These insights from a 70 year old mom and grandmom are so brilliant, I had to share them. One of my favorite authors, Drew Dyck, tweeted this earlier today. (Used with permission.)
Ok this is a thread from my mom (that she just posted on Facebook) that I thought was interesting. And I’m glad I sort of made the list (#8) …
THE SHOCK OF BEING 70
It may seem that I should have written this a year ago when I first turned 70, but it took time for me to get used to the shock. I’ve now been in my 70’s for a year, so can write with authority.
- I started out being in absolute denial of reaching my 70’s. I wonder if anyone truly grasps the fact that they will really get old. Then suddenly and unexpectedly, there you are.

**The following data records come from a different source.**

static int relocate_empty(LloydScratch &sc, const void *X, int dtype, int64_t N, int d, int k, int kmax,
                          int nblocks, const uint8_t *labels, const double *mean_h)
{
    hipStream_t s = sc.stream;
    const int NV = lloyd_record_len(kmax, d);
    std::vector<double> tot(NV);
    OFC_HIP(hipMemcpyAsync(tot.data(), sc.tot.p, sizeof(double) * NV, hipMemcpyDeviceToHost, s));
    OFC_HIP(hipStreamSynchronize(s));
    double *w = tot.data() + kmax * d;
    LloydState *st = sc.state.as<LloydState>();
    const double *c_old = st->centers;
    std::vector<int64_t> excl;
    std::vector<double> blk(2 * nblocks);
    bool first = true;
    for (int j = 0; j < k; j++) {
        if (w[j] != 0.0) continue;
        if (!excl.empty())
            OFC_HIP(hipMemcpyAsync(sc.excl.p, excl.data(), sizeof(int64_t) * excl.size(), hipMemcpyHostToDevice, s));
        OFC_TRY(launch_lloyd_farthest(X, dtype, N, d, st, c_old, labels, sc.excl.as<int64_t>(), (int)excl.size(),
                                      sc.far.as<double>(), nblocks, s));
        OFC_HIP(hipMemcpyAsync(blk.data(), sc.far.p, sizeof(double) * 2 * nblocks, hipMemcpyDeviceToHost, s));
        OFC_HIP(hipStreamSynchronize(s));
        double best = -1;
        int64_t bi = -1;
        for (int b = 0; b < nblocks; b++) {
            const double v = blk[2 * b];
            const int64_t i = (int64_t)blk[2 * b + 1];
            if (i < 0) continue;
            if (v > best || (v == best && i < bi)) { best = v; bi = i; }
        }
        double rec[LLOYD_DMAX + 3];
        int owner = 1;
        if (dist_active()) {
            double *dv = sc.far.as<double>();
            double g = best;
            OFC_HIP(hipMemcpyAsync(dv, &g, sizeof(double), hipMemcpyHostToDevice, s));
            OFC_TRY(dist_allreduce_f64(dv, 1, DIST_MAX, s));
            OFC_HIP(hipMemcpyAsync(&g, dv, sizeof(double), hipMemcpyDeviceToHost, s));
            OFC_HIP(hipStreamSynchronize(s));
            double r = (bi >= 0 && best == g) ? (double)dist_rank() : 1e300;
            OFC_HIP(hipMemcpyAsync(dv, &r, sizeof(double), hipMemcpyHostToDevice, s));
            OFC_TRY(dist_allreduce_f64(dv, 1, DIST_MIN, s));
            OFC_HIP(hipMemcpyAsync(&r, dv, sizeof(double), hipMemcpyDeviceToHost, s));
            OFC_HIP(hipStreamSynchronize(s));
            owner = ((int)r == dist_rank()) && bi >= 0 && best == g;
            best = g;
        }
        if (first && !(best > 0)) return OFC_OK;
        first = false;
        memset(rec, 0, sizeof(rec));
        if (owner) {
            unsigned char raw[LLOYD_DMAX * 8];
            uint8_t lab;
            OFC_HIP(hipMemcpyAsync(raw, (const char *)X + (size_t)bi * d * dtype_size(dtype), d * dtype_size(dtype),
                                   hipMemcpyDeviceToHost, s));
            OFC_HIP(hipMemcpyAsync(&lab, labels + bi, 1, hipMemcpyDeviceToHost, s));
            OFC_HIP(hipStreamSynchronize(s));
            for (int f = 0; f < d; f++) {
                double v = dtype == OFC_U8 ? (double)raw[f]
                         : dtype == OFC_F32 ? (double)((float *)raw)[f] : ((double *)raw)[f];
                rec[f] = v - mean_h[f];
            }
            rec[d] = (double)lab;
            excl.push_back(bi);
        }
        if (dist_active()) {
            double *dv = sc.far.as<double>();
            OFC_HIP(hipMemcpyAsync(dv, rec, sizeof(double) * (d + 1), hipMemcpyHostToDevice, s));
            OFC_TRY(dist_allreduce_f64(dv, d + 1, DIST_BCAST, s));
            OFC_HIP(hipMemcpyAsync(rec, dv, sizeof(double) * (d + 1), hipMemcpyDeviceToHost, s));
            OFC_HIP(hipStreamSynchronize(s));
        }
        const int old = (int)rec[d];
        for (int f = 0; f < d; f++) {
            tot[old * d + f] -= rec[f];
            tot[j * d + f] = rec[f];
        }
        w[j] = 1.0;
        w[old] -= 1.0;
    }
    OFC_HIP(hipMemcpyAsync(sc.tot.p, tot.data(), sizeof(double) * NV, hipMemcpyHostToDevice, s));
    OFC_HIP(hipStreamSynchronize(s));
    return OFC_OK;
}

- I am amazed that I actually look my age. When I first started admitting to being 70, I fully expected people to express disbelief. No one has even batted an eye– no surprise, no argument. Just sympathetic
- I’m surprised to find that you never get any older on the inside. Your body just betrays you.

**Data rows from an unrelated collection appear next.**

# bkram/fmtuner-sdr

Measured on AMD Instinct MI355X. Metric: IQ MS/s demodulated per GPU (2.4 MS/s FM channels, stereo+RDS) at 1/2/4/8 MI355X, higher is better.
Workload: dtype f32 (FIR operands f16 hi+lo, f32 accumulate)

## Files before the change

fmtuner-sdr_amd/csrc/fmx_kernels.hip:

```cpp
#include <hip/hip_ext.h>
#include <hip/hip_fp16.h>
#include <hip/hip_runtime.h>

#include <cstddef>
#include <type_traits>

#include "fmx_internal.h"
#include "fmx_math.h"
#include "fmx_synth.h"


namespace fmx {

#define FE_T 768
#define FE_HALO_IQ 120
#define AU_T 768
#define AU_HALO 120
#define AU_RHALO 32
#define AU_MAXOUT 256

static constexpr float kPiF = 3.14159265358979323846f;

#define FMX_CONST __attribute__((address_space(4)))
template <typename T> __device__ __forceinline__ const FMX_CONST T *cptr(const T *p) {
// ... 743 lines not shown
      }
      keep[cntk++] = v;
    }
    __syncthreads();
    cntk = 0;
    uint8_t *dh = a.dec_hist + (size_t)c * 2 * FMX_MAX_DEC;
    for (int h = tid; h < L - 1; h += 256) {
      const uint16_t v = keep[cntk++];
      dh[2 * h] = (uint8_t)(v & 255);
      dh[2 * h + 1] = (uint8_t)(v >> 8);
    }
    if (tid == 0) {
      long nv = (long)dec_valid + total;
      a.dec_valid[c] = (int)(nv > (L - 1) ? (L - 1) : nv);
    }
  }
  if (demod) {
    for (int h = tid; h < FE_HALO_IQ; h += 256) {
      const float2 v = xin[h];
      a.iq_hist[(size_t)c * (FMX_IQ_MAXLEN - 1) + h] = float2_t{v.x, v.y};
    }
    if (tid == 0) {
      a.dc_v[2 * c] = sh->carry_i;
      a.dc_v[2 * c + 1] = sh->carry_q;
      a.fd_prev[2 * c] = sh->fd_re;
      a.fd_prev[2 * c + 1] = sh->fd_im;
      if (par.agc != 0) {
        a.agc[2 * c] = agc_g;
        a.agc[2 * c + 1] = agc_y2p;
      }
    }
  }
  if (hist_out) {
    float *hist = a.st_hist_wr + (size_t)c * FMX_HIST;
    for (int h = tid; h < FMX_HIST; h += 256) hist[h] = mx[h];
  }
  if (rds) {
    if (tid < 32) a.rds_hist[(size_t)c * 32 + tid] = rb[tid];
    if (tid == 0) a.rds_count[c] = sched_n;
  }
  FE_STAMP(6)
#ifdef FMX_STAMPS
  if (a.dbg && tid == 0)
    for (int k = 0; k < 8; ++k) atomicAdd(a.dbg + k, st_acc[k]);
#endif
#undef FE_STAMP
  if (tid == 0 && a.clip_out && a.in_mode != FE_IN_MPX)
    a.clip_out[c] = (n > 0) ? (float)sh->clip / (float)n : 0.0f;
  if (want_sig) fe_signal_sums(a, sig, sgp, c, lane, wave, tid);
}

__device__ __forceinline__ void dma_dword(const float *src, uint32_t lds) {
  unsigned keep;
  asm volatile("s_mov_b32 %0, m0\n\ts_mov_b32 m0, %2\n\ts_nop 0\n\tglobal_load_lds_dword %1, off\n\ts_mov_b32 m0, %0"
               : "=&s"(keep)
               : "v"(src), "s"(__builtin_amdgcn_readfirstlane(lds))
               : "memory");
}
__device__ __forceinline__ void dma_dword_s(const float *base, uint32_t voff, uint32_t lds) {
  __builtin_amdgcn_global_load_lds(reinterpret_cast<const char *>(base) + voff,
                                   (__attribute__((address_space(3))) void *)(uintptr_t)__builtin_amdgcn_readfirstlane(lds), 4, 0, 0);
}
__device__ __forceinline__ void dma_dwordx3(const float *src, uint32_t lds) {
  unsigned keep;
  asm volatile("s_mov_b32 %0, m0\n\ts_mov_b32 m0, %2\n\ts_nop 0\n\tglobal_load_lds_dwordx3 %1, off\n\ts_mov_b32 m0, %0"
               : "=&s"(keep)
               : "v"(src), "s"(__builtin_amdgcn_readfirstlane(lds))
               : "memory");
}
__device__ __forceinline__ uint32_t lds_addr(const void *p) {
  return __builtin_amdgcn_readfirstlane((uint32_t)(uintptr_t)(const __attribute__((address_space(3))) char *)p);
}
__device__ __forceinline__ void word_sincos(uint32_t theta, float *s, float *c) { fmx_word_sincos(theta, s, c); }

#include "fmx_pll.inc"

#define AU2_T 2048
#define AU2_PT 8
#define AU2_MAXOUT (AU2_T / 3 + 16)
#define AU_IMG (AU_HALO + AU2_T + 24)
#define AU_FN (AU_RHALO + AU2_T)
struct AuShared {
  float2 xf[AU_IMG > AU_FN ? AU_IMG : AU_FN] __attribute__((aligned(16)));
  float2 fh[AU_RHALO];
  float2 o[AU2_MAXOUT];
  float hT[FMX_AF_SUB][FMX_NPFB];
  float2 hf[AU_HALO];
  float ws[3][4][2];
  float iir[4];
  int eb, ee, count;
  uint32_t lrq[((2 * FMX_LR_QN + 63) / 64) * 64] __attribute__((aligned(16)));
};

template <int CTRL, int ROWS> __device__ __forceinline__ float dpp_or(float x, float id) {
  return __builtin_bit_cast(float, __builtin_amdgcn_update_dpp(__builtin_bit_cast(int, id), __builtin_bit_cast(int, x), CTRL,
                                                               ROWS, 0xF, false));
}
#define WAVE_AFF_STEP(CTRL, ROWS)                                                       \
  {                                                                                   \
    const float pA_ = dpp_or<CTRL, ROWS>(A, 1.0f), p1_ = dpp_or<CTRL, ROWS>(B1, 0.0f); \
    const float p2_ = dpp_or<CTRL, ROWS>(B2, 0.0f);                                     \
    B1 = A * p1_ + B1;                                                                \
    B2 = A * p2_ + B2;                                                                \
    A = A * pA_;                                                                      \
  }
__device__ __forceinline__ void wave_affine_scan(float &A, float &B1, float &B2) {
  WAVE_AFF_STEP(0x111, 0xF)
  WAVE_AFF_STEP(0x112, 0xF)
  WAVE_AFF_STEP(0x114, 0xF)
  WAVE_AFF_STEP(0x118, 0xF)
  WAVE_AFF_STEP(0x142, 0xA)
  WAVE_AFF_STEP(0x143, 0xC)
}
#undef WAVE_AFF_STEP
__device__ __forceinline__ void wave_affine_prev(float A, float B1, float B2, float &eA, float &e1, float &e2) {
  eA = dpp_or<0x138, 0xF>(A, 1.0f);
  e1 = dpp_or<0x138, 0xF>(B1, 0.0f);
  e2 = dpp_or<0x138, 0xF>(B2, 0.0f);
}

__device__ __forceinline__ void au_scan_prev(float A, float BL, float BR, float cl, float cr, float (*ws)[4][2],
                                             float &pl, float &pr) {
  const int tid = threadIdx.x, lane = tid & 63, wave = tid >> 6;
  wave_affine_scan(A, BL, BR);
  if (lane == 63) {
    ws[0][wave][0] = A;
    ws[1][wave][0] = BL;
    ws[2][wave][0] = BR;
  }
  float eA, eL, eR;
  wave_affine_prev(A, BL, BR, eA, eL, eR);
  __syncthreads();
  float vl = cl, vr = cr;
  for (int w = 0; w < wave; ++w) {
    vl = ws[0][w][0] * vl + ws[1][w][0];
    vr = ws[0][w][0] * vr + ws[2][w][0];
  }
  pl = eA * vl + eL;
  pr = eA * vr + eR;
  __syncthreads();
}
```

- Everyone talks about growing old gracefully, but it’s a myth. I hate looking in the mirror to the shocking sight of an old lady looking back at me.
- Yes, time really does go astoundingly faster and faster. I find myself talking about something that happened recently and suddenly realize it was 40 or 50 years ago.

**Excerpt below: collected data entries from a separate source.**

@@ -107,6 +109,7 @@
         if (!std::strcmp(name, "encode_batch_joint_max_bytes")) return &encode_batch_joint_max_bytes;
         if (!std::strcmp(name, "stage_lanes")) return &stage_lanes;
         if (!std::strcmp(name, "parse_lanes")) return &parse_lanes;
+        if (!std::strcmp(name, "encode_three_launches")) return &encode_three_launches;
         if (!std::strcmp(name, "lane_calls")) return &lane_calls;
         if (!std::strcmp(name, "lane_backlog_fallbacks")) return &lane_backlog_fallbacks;
         if (!std::strcmp(name, "lane_blocked_fallbacks")) return &lane_blocked_fallbacks;
@@ -282,8 +285,10 @@
     DevBuf batch_tables;
     HostBuf batch_host;
     void* pinned = nullptr;
+    sqy::Lz4DedupeState dedupe_state;
     void release_buffers()
     {
+        dedupe_state = sqy::Lz4DedupeState();
         ping.release(); pong.release(); lz4_scratch.release(); csize.release(); frame_off.release();
         io_src.release(); io_dst.release(); small.release(); plan.release(); dedupe.release(); diff_side.release(); spec.release(); digest.release(); bkrd.release();
         subset.release(); range_full.release(); slabs_index.release(); slabs_joint.release(); slabs_out.release(); slabs_host.release();
@@ -569,6 +574,8 @@
         uint32_t* digest = nullptr;
         uint32_t digest_stride = 0;
         bool dedupe_cleared = false;
+        sqy::Lz4CleanPlan clean;
+        uint64_t first_tail_status = 0;
         const uint64_t* frame_map = nullptr;
         uint64_t frame_bytes = 0;
     } prep;
@@ -587,7 +594,10 @@
     EncodeCall(Context& c, hipStream_t s, Pipeline&& p, std::vector<uint64_t>&& d, uint64_t voxels, int elem, const void* src, void* dst,
                uint64_t capacity, long* offset, FrameQuery* frames, LaneLease* lane_lease, CallStamps* call_stamps)
         : cx(c), ws(&c.ws), pend(&c.pending), stream(s), lanes(lane_lease), stamps(call_stamps), pipe(std::move(p)), dims(std::move(d)), len(voxels), elem_size(elem), d_dst(dst),
-          dst_capacity(capacity), dstoffset(offset), fq(frames), cur(static_cast<const uint8_t*>(src)), cur_elem(elem), cur_len(voxels) {}
+          dst_capacity(capacity), dstoffset(offset), fq(frames), cur(static_cast<const uint8_t*>(src)), cur_elem(elem), cur_len(voxels),
+          dedupe_before(sqy::lz4_dedupe_state_take(&c.ws.dedupe_state)) {}
+    const sqy::Lz4DedupeState dedupe_before;
+    const void* dedupe_table() const { return static_cast<const uint8_t*>(ws->dedupe.p) + prep.dedupe.tab_key_at; }
 
     uint8_t* next_buf(size_t bytes)
     {
@@ -720,7 +730,8 @@
             prep.digest_stride = dstride;
         }
         if (take_lanes(lane_lock)) return 1;
-        SQY_HIP(sqy::launch_lz4_dedupe_clear(ws->dedupe.p, prep.dedupe, static_cast<uint32_t*>(ws->plan.p), stream));
+        prep.clean = sqy::lz4_clean_plan(g_opt.encode_three_launches.load() != 0, true, lay.nchunks, prep.dedupe, dedupe_table(), ws->plan.p, dedupe_before);
+        if (prep.clean.clear_first) SQY_TIMED("lz4_dedupe_clear", sqy::launch_lz4_dedupe_clear(ws->dedupe.p, prep.dedupe, static_cast<uint32_t*>(ws->plan.p), stream));
         prep.dedupe_cleared = true;
         if (stamps) stamps->stamp(CallStamps::clear_launched);
         return 0;
@@ -1039,7 +1050,7 @@
         const Lz4Descriptor fd = lz4_descriptor(lz4.block_id);
         uint8_t* outb = static_cast<uint8_t*>(d_dst);
         volatile uint64_t* record = static_cast<volatile uint64_t*>(ws->pinned);
-        const bool fused_tail = lz4.nchunks <= 65536;
+        const bool fused_tail = lz4.nchunks <= sqy::kLz4FusedTailChunksMax;
         auto tail = [&](const uint32_t* guard, bool fused, bool scan_too) -> int {
             record[0] = 0;
             if (!fused && scan_too)
@@ -1052,14 +1063,17 @@
                               hdr_prefix.data(), (uint32_t)hdr_prefix.size(), hdr_suffix.data(), (uint32_t)hdr_suffix.size(), (uint32_t)elem_size, guard,
                               const_cast<uint64_t*>(record), stream);
             };
-            SQY_TIMED(fused ? "lz4_inplace_tail" : "lz4_frame_gather",
-                      fused ? with_args(sqy::launch_lz4_inplace_tail_fused) : with_args(sqy::launch_lz4_inplace_tail));
+            auto fused_and_clean = [&](auto... a) {
+                return sqy::launch_lz4_inplace_tail_fused(a..., prep.clean.tail_cleans ? ws->dedupe.p : nullptr, &prep.dedupe);
+            };
+            SQY_TIMED(fused ? "lz4_inplace_tail" : "lz4_frame_gather", fused ? with_args(fused_and_clean) : with_args(sqy::launch_lz4_inplace_tail));
             return 0;
         };
         if (tail(d_redo, fused_tail, true)) return 1;
         if (stamps) stamps->stamp(CallStamps::parse_queued);
         SQY_HIP(hipStreamSynchronize(stream));
         if (stamps) stamps->stamp(CallStamps::sync_returned);
+        prep.first_tail_status = fused_tail ? record[0] : 0;
         if (record[0] == 2) {
             if (lz4_dense(d_redo, (uint32_t)record[6])) return 1;
             if (tail(nullptr, fused_tail, true)) return 1;
@@ -1265,6 +1279,7 @@
     {
         if (lanes) lanes->complete = true;
         if (g_prof_on.load()) prof_collect(*pend);
+        if (prep.clean.tail_cleans) ws->dedupe_state = sqy::lz4_dedupe_state_after(prep.clean, prep.dedupe, dedupe_table(), ws->plan.p, prep.first_tail_status, true);
         if (dstoffset) *dstoffset = (long)at;
         *dstlength = (long)bytes;
         return 0;
diff --git a/sqeazy_amd/csrc/sqy_kernels.h b/sqeazy_amd/csrc/sqy_kernels.h
--- a/sqeazy_amd/csrc/sqy_kernels.h
+++ b/sqeazy_amd/csrc/sqy_kernels.h
@@ -71,7 +71,8 @@
                                          const uint8_t* scratch, uint64_t stride, const uint32_t* csize, uint64_t* frame_off, const uint32_t* dup_of,
                                          uint64_t* tail_info, uint32_t bd_byte, uint32_t hc_byte, const char* hdr_prefix, uint32_t prefix_len,
                                          const char* hdr_suffix, uint32_t suffix_len, uint32_t elem_size, const uint32_t* guard, uint64_t* record,
-                                         hipStream_t stream);
+                                         hipStream_t stream,
+                                         void* clean_base = nullptr, const Lz4DedupeLayout* clean_lay = nullptr);
 hipError_t launch_lz4_inplace_tail(uint8_t* out, uint64_t t0, uint64_t in_stride, uint64_t total, uint32_t chunk, uint64_t nchunks,
                                    uint8_t* scratch, uint64_t stride, const uint32_t* csize, const uint64_t* frame_off, const uint32_t* dup_of,
                                    const uint64_t* tail_info, uint32_t bd_byte, uint32_t hc_byte, const char* hdr_prefix, uint32_t prefix_len,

- I am surprised I still am the same flawed person. I hoped to be perfect when I reached this age. I’ve had lots of time and all kinds of encouragement and some determination and desire, but I continue to disappoint myself.
- Another shocking development was that, though, I lived most of my life with few conscious regrets, I now find sins and mistakes coming back to haunt me.
- I am surprised at the fierceness of my love for my adult children. I must have felt that once they were raised and out on their own, along with the lessened responsibility, would come lessoned yearning for them. The sad secret is, though we have a great life on our own … we really are constantly waiting with bated breath for time with them and our grandkids.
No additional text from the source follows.